Natural hydrocarbon seeps are providing the nutrients for vast microbial communities to thrive in the Gulf of Mexico. Although the oil itself is not particularly beneficial, the nutrients it brings up enable the micro-ecosystem to flourish.

Researchers from Columbia University have discovered how bubbles formed by naturally-occurring oil seeps in the Gulf of Mexico attract large volumes of microorganisms known as phytoplankton. They believe this is because of the amount of nutrients from the ocean floor that the bubbles bring with them to the surface.
(Photo : Ajit Subramaniam | Columbia University)

Petroleum seeps are quite common in many areas of the world, though many of them have already been exploited completely. In fact, oil seeps have been exploited since ancient times, by both humans and microorganisms. However, marine seeps are relatively understudied, and only in recent years have we become better at detecting them through remote sensing.

Seeps generally flow at a very slow and steady rate; the material that flows is generally toxic, but some organisms that live nearby have adapted to the conditions and even take advantage of them. This seems to be the case with phytoplankton communities gather in areas of the Gulf .

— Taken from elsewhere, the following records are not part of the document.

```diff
                             xh[r] = __builtin_bit_cast(u32x4, h);
                             xl[r] = __builtin_bit_cast(u32x4, l);
                         } else if constexpr (XP) {
-                            xh[r] = __builtin_bit_cast(u32x4, abuf[d][r][0]);
-                            xl[r] = __builtin_bit_cast(u32x4, abuf[d][r][1]);
+                            xh[r] = __builtin_bit_cast(u32x4, abuf[d % D][r][0]);
+                            xl[r] = __builtin_bit_cast(u32x4, abuf[d % D][r][1]);
                         } else {
                             f16x8 h, l;
-                            split8_f16(abuf[d][r][0], abuf[d][r][1], h, l);
+                            split8_f16(abuf[d % D][r][0], abuf[d % D][r][1], h, l);
                             xh[r] = __builtin_bit_cast(u32x4, h);
                             xl[r] = __builtin_bit_cast(u32x4, l);
                         }
                     }
+                    if constexpr (FA != 0) {
+                        const int buf = FA == 2 ? d % LS : (s & 1);
+                        const int p0 = FA == 2 ? (d * NG) & 1 : 0;
+                        if constexpr (FA == 1) read_frags(buf, 0, fqh[p0], fql[p0]);
+#pragma unroll
+                        for (int gi = 0; gi < NG; ++gi) {
+                            const int cur = (p0 + gi) & 1, t0 = 2 * gi;
+                            if (gi + 1 < NG) read_frags(buf, t0 + 2, fqh[cur ^ 1], fql[cur ^ 1]);
+                            else if constexpr (FA == 2) read_frags((d + 1) % LS, 0, fqh[cur ^ 1], fql[cur ^ 1]);
+                            __builtin_amdgcn_sched_barrier(0);
+                            if constexpr (!(ABL & 8)) {
+#pragma unroll
+                                for (int g = 0; g < 2; ++g) accx[0][t0 + g] = mma_f16(fql[cur][g], xh[0], accx[0][t0 + g]);
+#pragma unroll
+                                for (int g = 0; g < 2; ++g) accx[0][t0 + g] = mma_f16(fqh[cur][g], xl[0], accx[0][t0 + g]);
+#pragma unroll
+                                for (int g = 0; g < 2; ++g) acc[0][t0 + g] = mma_f16(fqh[cur][g], xh[0], acc[0][t0 + g]);
+                            } else {
+#pragma unroll
+                                for (int g = 0; g < 2; ++g) { acc[0][t0 + g][0] += __uint_as_float(fqh[cur][g][0] ^ fql[cur][g][1]); acc[0][t0 + g][1] += __uint_as_float(xh[0][0] ^ xl[0][1]); }
+                            }
+                            __builtin_amdgcn_sched_barrier(0);
+                        }
+                    } else {
                     const unsigned short* bw = &sW[s & 1][0][l15 * PITCH + 8 * (q ^ ((l15 >> 3) << 1))];
                     constexpr int TG = (ABL & 32) ? 5 : (NT >= 2 && RM <= 2) ? 2 : 1;
 #pragma unroll
@@ -237,8 +282,10 @@
                             for (int g = 0; g < TG; ++g) if (t0 + g < NT) { acc[0][t0 + g][0] += __uint_as_float(qh[g][0] ^ ql[g][1]); acc[0][t0 + g][1] += __uint_as_float(xh[0][0] ^ xl[RM - 1][1]); }
                         }
                     }
+                    }
                 }
-                if constexpr (!(ABL & 2)) store_stage((s + 1) & 1, wring[(d + 1) % D]);
+                if constexpr (FA == 2) { if constexpr (!(ABL & 2)) store_stage((d + 2) % LS, wring[(d + 2) % D]); }
+                else if constexpr (!(ABL & 2)) store_stage((s + 1) & 1, wring[(d + 1) % D]);
                 if constexpr (!(ABL & 4)) __syncthreads();
             }
         }
@@ -278,14 +325,14 @@
     }
 }
 
-template <int RM, int NT, int EPI, int XP, int NW = 4, int D = 2, int ABL = 0, int XF = 0>
+template <int RM, int NT, int EPI, int XP, int NW = 4, int D = 2, int ABL = 0, int XF = 0, int FA = 0>
 static int launch_pw_f16_d(const PwArgs& a, const uint16_t* w, int64_t plane, int Kp, hipStream_t st) {
     const int n_tiles_n = cdiv(a.N, 16 * NT);
     int per_cu = 1, cus = 256;
-    constexpr size_t kSlab = 16 * (16 * NT + 4) * 4, kW = (size_t)2 * 2 * 16 * NT * 32 * 2;
+    constexpr size_t kSlab = 16 * (16 * NT + 4) * 4, kW = (size_t)(FA == 2 ? 3 : 2) * 2 * 16 * NT * 32 * 2;
     const size_t dyn = pwh_dyn(NW, EPI) ? (NW * kSlab > kW ? NW * kSlab : kW) : 0;
-    if (dyn) RUN_RC(func_allow_lds((const void*)pw_gemm_f16x3_l<RM, NT, EPI, XP, NW, D, ABL, XF>, dyn));
-    RUN_RC(func_blocks_per_cu((const void*)pw_gemm_f16x3_l<RM, NT, EPI, XP, NW, D, ABL, XF>, 64 * NW, dyn, &per_cu));
+    if (dyn) RUN_RC(func_allow_lds((const void*)pw_gemm_f16x3_l<RM, NT, EPI, XP, NW, D, ABL, XF, FA>, dyn));
+    RUN_RC(func_blocks_per_cu((const void*)pw_gemm_f16x3_l<RM, NT, EPI, XP, NW, D, ABL, XF, FA>, 64 * NW, dyn, &per_cu));
     RUN_RC(device_cus(&cus));
     int64_t half_strips = 0;
     const int64_t full_strips = pw_plan_tail(a.M, RM, n_tiles_n, per_cu * cus, &half_strips, 16 * NW * RM);
@@ -297,9 +344,9 @@
         else { b.red_mode = 0; if (b.red_rows_out) *b.red_rows_out = 0; }
     }
     static const std::string nm = "pw_gemm_f16x3_l<" + std::to_string(RM) + ", " + std::to_string(NT) + ", " + std::to_string(EPI) + ", " + std::to_string(XP) + ", " +
-                                  std::to_string(NW) + ", " + std::to_string(D) + ", " + std::to_string(ABL) + ", " + std::to_string(XF) + ">";
+                                  std::to_string(NW) + ", " + std::to_string(D) + ", " + std::to_string(ABL) + ", " + std::to_string(XF) + ", " + std::to_string(FA) + ">";
     note_kernel(nm.c_str());
-    hipLaunchKernelGGL((pw_gemm_f16x3_l<RM, NT, EPI, XP, NW, D, ABL, XF>), dim3((unsigned)nblocks), dim3(64 * NW), dyn, st, b, w, plane, Kp, n_tiles_n,
+    hipLaunchKernelGGL((pw_gemm_f16x3_l<RM, NT, EPI, XP, NW, D, ABL, XF, FA>), dim3((unsigned)nblocks), dim3(64 * NW), dyn, st, b, w, plane, Kp, n_tiles_n,
                        (unsigned)nblocks, (unsigned)n_full);
     AMS_CHECK_LAUNCH();
     return AMS_OK;
@@ -321,10 +368,16 @@
 #endif
     if constexpr (NT == 10 && RM <= 2) {
         int nw = knobs().pwh_nw, dd = knobs().pwh_d;
-        if (!knobs().pwh_set && RM == 1) { nw = a.N <= 160 ? 10 : 12; dd = 3; }
+        int fa = knobs().pwh_fa;
+        if (!knobs().pwh_set && RM == 1) { nw = a.N <= 160 ? 10 : 12; dd = 3; fa = a.N <= 160 && a.K <= 576 ? 2 : 0; }
 #ifdef AMS_MEASURE
         if constexpr (RM == 1) {
             const int abl = knobs().pwh_abl;
+            if (abl && a.x_fmt == 1 && nw == 12 && dd == 3 && fa == 2) {
+#define PWH_A(A_) if (abl == A_) return launch_pw_f16_d<RM, NT, EPI_PLAIN, 1, 12, 3, A_, 0, 2>(a, w, plane, Kp, st);
+                PWH_A(1) PWH_A(2) PWH_A(3) PWH_A(8) PWH_A(9) PWH_A(10) PWH_A(11)
+#undef PWH_A
+            }
             if (abl && a.x_fmt == 1 && nw == 12 && dd == 3) {
 #define PWH_A(A_) if (abl == A_) return launch_pw_f16_d<RM, NT, EPI_PLAIN, 1, 12, 3, A_>(a, w, plane, Kp, st);
                 PWH_A(1) PWH_A(2) PWH_A(3) PWH_A(8) PWH_A(9) PWH_A(10) PWH_A(11) PWH_A(16) PWH_A(18) PWH_A(24) PWH_A(26) PWH_A(32) PWH_A(35) PWH_A(48) PWH_A(15) PWH_A(4)
@@ -333,6 +386,14 @@
         }
 #endif
         if (a.x_fmt == 1 && (epi == EPI_PLAIN || epi == EPI_RES) && (nw > 4 || dd > 2)) {
+            if constexpr (RM == 1) {
+#define PWH_F(NW_, D_, FA_) if (nw == NW_ && dd == D_ && fa == FA_) return epi == EPI_PLAIN ? launch_pw_f16_d<RM, NT, EPI_PLAIN, 1, NW_, D_, 0, 0, FA_>(a, w, plane, Kp, st) : launch_pw_f16_d<RM, NT, EPI_RES, 1, NW_, D_, 0, 0, FA_>(a, w, plane, Kp, st);
+                PWH_F(10, 3, 2) PWH_F(12, 3, 2)
+#ifdef AMS_MEASURE
+                PWH_F(10, 2, 1) PWH_F(12, 2, 1)
+#endif
+#undef PWH_F
+            }
 #define PWH_V(NW_, D_) if (nw == NW_ && dd == D_) return epi == EPI_PLAIN ? launch_pw_f16_d<RM, NT, EPI_PLAIN, 1, NW_, D_>(a, w, plane, Kp, st) : launch_pw_f16_d<RM, NT, EPI_RES, 1, NW_, D_>(a, w, plane, Kp, st);
             PWH_V(8, 2) PWH_V(12, 2) PWH_V(8, 3) PWH_V(12, 3) PWH_V(10, 3)
 #undef PWH_V
diff --git a/ams_amd/csrc/kernels.hpp b/ams_amd/csrc/kernels.hpp
--- a/ams_amd/csrc/kernels.hpp
+++ b/ams_amd/csrc/kernels.hpp
@@ -27,7 +27,7 @@
     int pwx_rm = 0, pwx_nt = 0;
     int xwr_abl = 0;
     int pwh_abl = 0;
-    bool pwh_set = false; int pwh_nw = 4, pwh_d = 2;
+    bool pwh_set = false; int pwh_nw = 4, pwh_d = 2, pwh_fa = 0;
     bool xds_set = false; int xds[6] = {0, 0, 0, 0, 0, 0};
     bool xwr_set = false; int xwr[5] = {0, 0, 0, 0, 0};
     bool wg6_eight_waves = false;
diff --git a/ams_amd/csrc/runtime.hip b/ams_amd/csrc/runtime.hip
--- a/ams_amd/csrc/runtime.hip
+++ b/ams_amd/csrc/runtime.hip
@@ -90,7 +90,7 @@
             if (const char* e = getenv(name))
                 if (atoi(e) != 0) fprintf(stderr, "libams_hip: %s=%s ignored — ablated kernels exist only in libams_hip_measure.so (make -C ams_amd/csrc measure)\n", name, e);
 #endif
-        if (const char* e = getenv("AMS_PWH_VARIANT")) { v.pwh_set = true; sscanf(e, "%d,%d", &v.pwh_nw, &v.pwh_d); }
+        if (const char* e = getenv("AMS_PWH_VARIANT")) { v.pwh_set = true; sscanf(e, "%d,%d,%d", &v.pwh_nw, &v.pwh_d, &v.pwh_fa); }
         if (const char* e = getenv("AMS_PWX_FORCE")) sscanf(e, "%d,%d", &v.pwx_rm, &v.pwx_nt);
         if (const char* e = getenv("AMS_XDS_FORCE")) { v.xds_set = true; sscanf(e, "%d,%d,%d,%d,%d,%d", &v.xds[0], &v.xds[1], &v.xds[2], &v.xds[3], &v.xds[4], &v.xds[5]); }
         if (const char* e = getenv("AMS_XWR_FORCE")) { v.xwr_set = true; sscanf(e, "%d,%d,%d,%d,%d", &v.xwr[0], &v.xwr[1], &v.xwr[2], &v.xwr[3], &v.xwr[4]); }
```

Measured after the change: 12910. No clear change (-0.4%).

“This is the beginning of evidence that some microbes in the Gulf may be preconditioned to survive with oil, at least at lower concentrations,” oceanographer Ajit Subramaniam from Columbia’s Lamont-Doherty Earth Observatory said.

The theory is that rising oil and gas bubbles are bringing up deep-water nutrients that phytoplankton need to grow. This would explain why the biggest blooms are located above the seeps, but at a distance. The highest phytoplankton concentration was located several hundred feet below the water surface – twice higher than the average.

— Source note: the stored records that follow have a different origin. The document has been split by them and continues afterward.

class VectorQuantizer(nn.Module):

    def __init__(self, codebook_size: int = 256, emb_dim: int = 64, beta: float = 0.25, quantizer: str = "st",
                 ema_decay: float = 0.99, ema_eps: float = 1e-5):
        super().__init__()
        if quantizer not in ("st", "ema"):
            raise ValueError("quantizer must be 'st' or 'ema' (scripts/train_vqvae.py:412)")
        self.codebook_size, self.emb_dim, self.beta = codebook_size, emb_dim, beta
        self.quantizer, self.ema_decay, self.ema_eps = quantizer, ema_decay, ema_eps
        self.codebook = nn.Parameter(torch.empty(codebook_size, emb_dim).uniform_(-1.0 / codebook_size, 1.0 / codebook_size),
                                     requires_grad=(quantizer == "st"))
        if quantizer == "ema":
            self.register_buffer("ema_count", torch.zeros(codebook_size))
            self.register_buffer("ema_sum", self.codebook.detach().clone())
        self.last_counts: Optional[torch.Tensor] = None
        self.last_stats: Optional[torch.Tensor] = None
        self.defer_ema = False
        self._pending_ema = None
        self._prepared = None

    def prepared(self, dtype: torch.dtype, n_rows: int) -> torch.Tensor:
        cb = self.codebook
        key = (cb.data_ptr(), cb._version, dtype)
        if self._prepared is None or self._prepared[0] != key:
            buf = self._prepared[1] if self._prepared is not None else None
            self._prepared = (key, ops.vq_prepare(cb.detach(), n_rows, dtype, out=buf))
        return self._prepared[1]

    def forward(self, z_rows: torch.Tensor, raw_terms: bool = False):
        zq, l_cb, l_cm, perp, idx, counts, stats = Fh.VQFn.apply(z_rows, self.codebook, self.prepared(z_rows.dtype, z_rows.shape[0]))
        self.last_counts = counts
        self.last_stats = stats
        if self.quantizer == "ema":
            vq_loss = Fh.scalar_combine([l_cm], [self.beta])[0]
            if self.training:
                with torch.no_grad():
                    _, _, sums = ops.vq_bwd(None, z_rows.detach(), self.codebook.detach(), idx, counts, None, 0.0,
                                            want_gz=False, want_ge=False, want_sums=True)
                self._pending_ema = (sums, counts)
                if not self.defer_ema:
                    self.apply_ema()
        elif raw_terms:
            vq_loss = ((l_cb, 1.0), (l_cm, float(self.beta)))
        else:
            vq_loss = Fh.scalar_combine([l_cb, l_cm], [1.0, self.beta])[0]
        return zq, vq_loss, perp, idx

    @torch.no_grad()
    def apply_ema(self, ok: Optional[torch.Tensor] = None) -> None:
        if self._pending_ema is None:
            return
        sums, counts = self._pending_ema
        self._pending_ema = None
        if dist.is_available() and dist.is_initialized() and dist.get_world_size() > 1:
            counts = counts.clone()
            dist.all_reduce(sums)
            dist.all_reduce(counts)
        ops.vq_ema_update(sums, counts, self.ema_count, self.ema_sum, self.codebook.data, self.ema_decay, self.ema_eps, ok)
        if self._prepared is not None:
            self._prepared = ((None, None, self._prepared[0][2]), self._prepared[1])
        if self.defer_ema:
            torch.autograd.graph.increment_version(self.codebook)

    def drop_ema(self) -> None:
        self._pending_ema = None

“In this case, we clearly see these phytoplankton are not negatively affected at low concentrations of oil, and there is an accompanying process that helps them thrive. This does not mean that exposure to oil at all concentrations for prolonged lengths of time is good for phytoplankton.”

Following a series of lab experiments, Subramaniam found that while the organisms can tolerate low quantities of oil in their environment, it does nothing good for them. In this case, it remains to be seen what the long-term impact will be on the plankton.

“The direct effect of oil is usually negative, but in some cases small amounts of oil can be outweighed by the positive effect of the nutrients that are tagging along,” added Andy Juhl, an aquatic ecologist at Lamont and coauthor.

For now, researchers are trying to obtain a broader view of the seeps in the Gulf and how they affect microbial activity. They don’t know what types of plankton thrive under these conditions and what (if any) damage long-term exposure does. This ecosystem consisting both of plankton and oil-degrading bacteria and other microbes is likely very complex and it’s not clear how this influx of nutrients affects its internal balance.

“Satellite radar data have given us a detailed picture of where natural seeps are concentrated across deep seafloor of the Gulf of Mexico,” said co-author Ian MacDonald, an oceanographer and professor at Florida State University. “Building on this, the present, novel results show biological effects near the ocean surface in areas where seeps are most prolific.”

Journal Reference: Elevated surface chlorophyll associated with natural oil seeps in the Gulf of Mexico.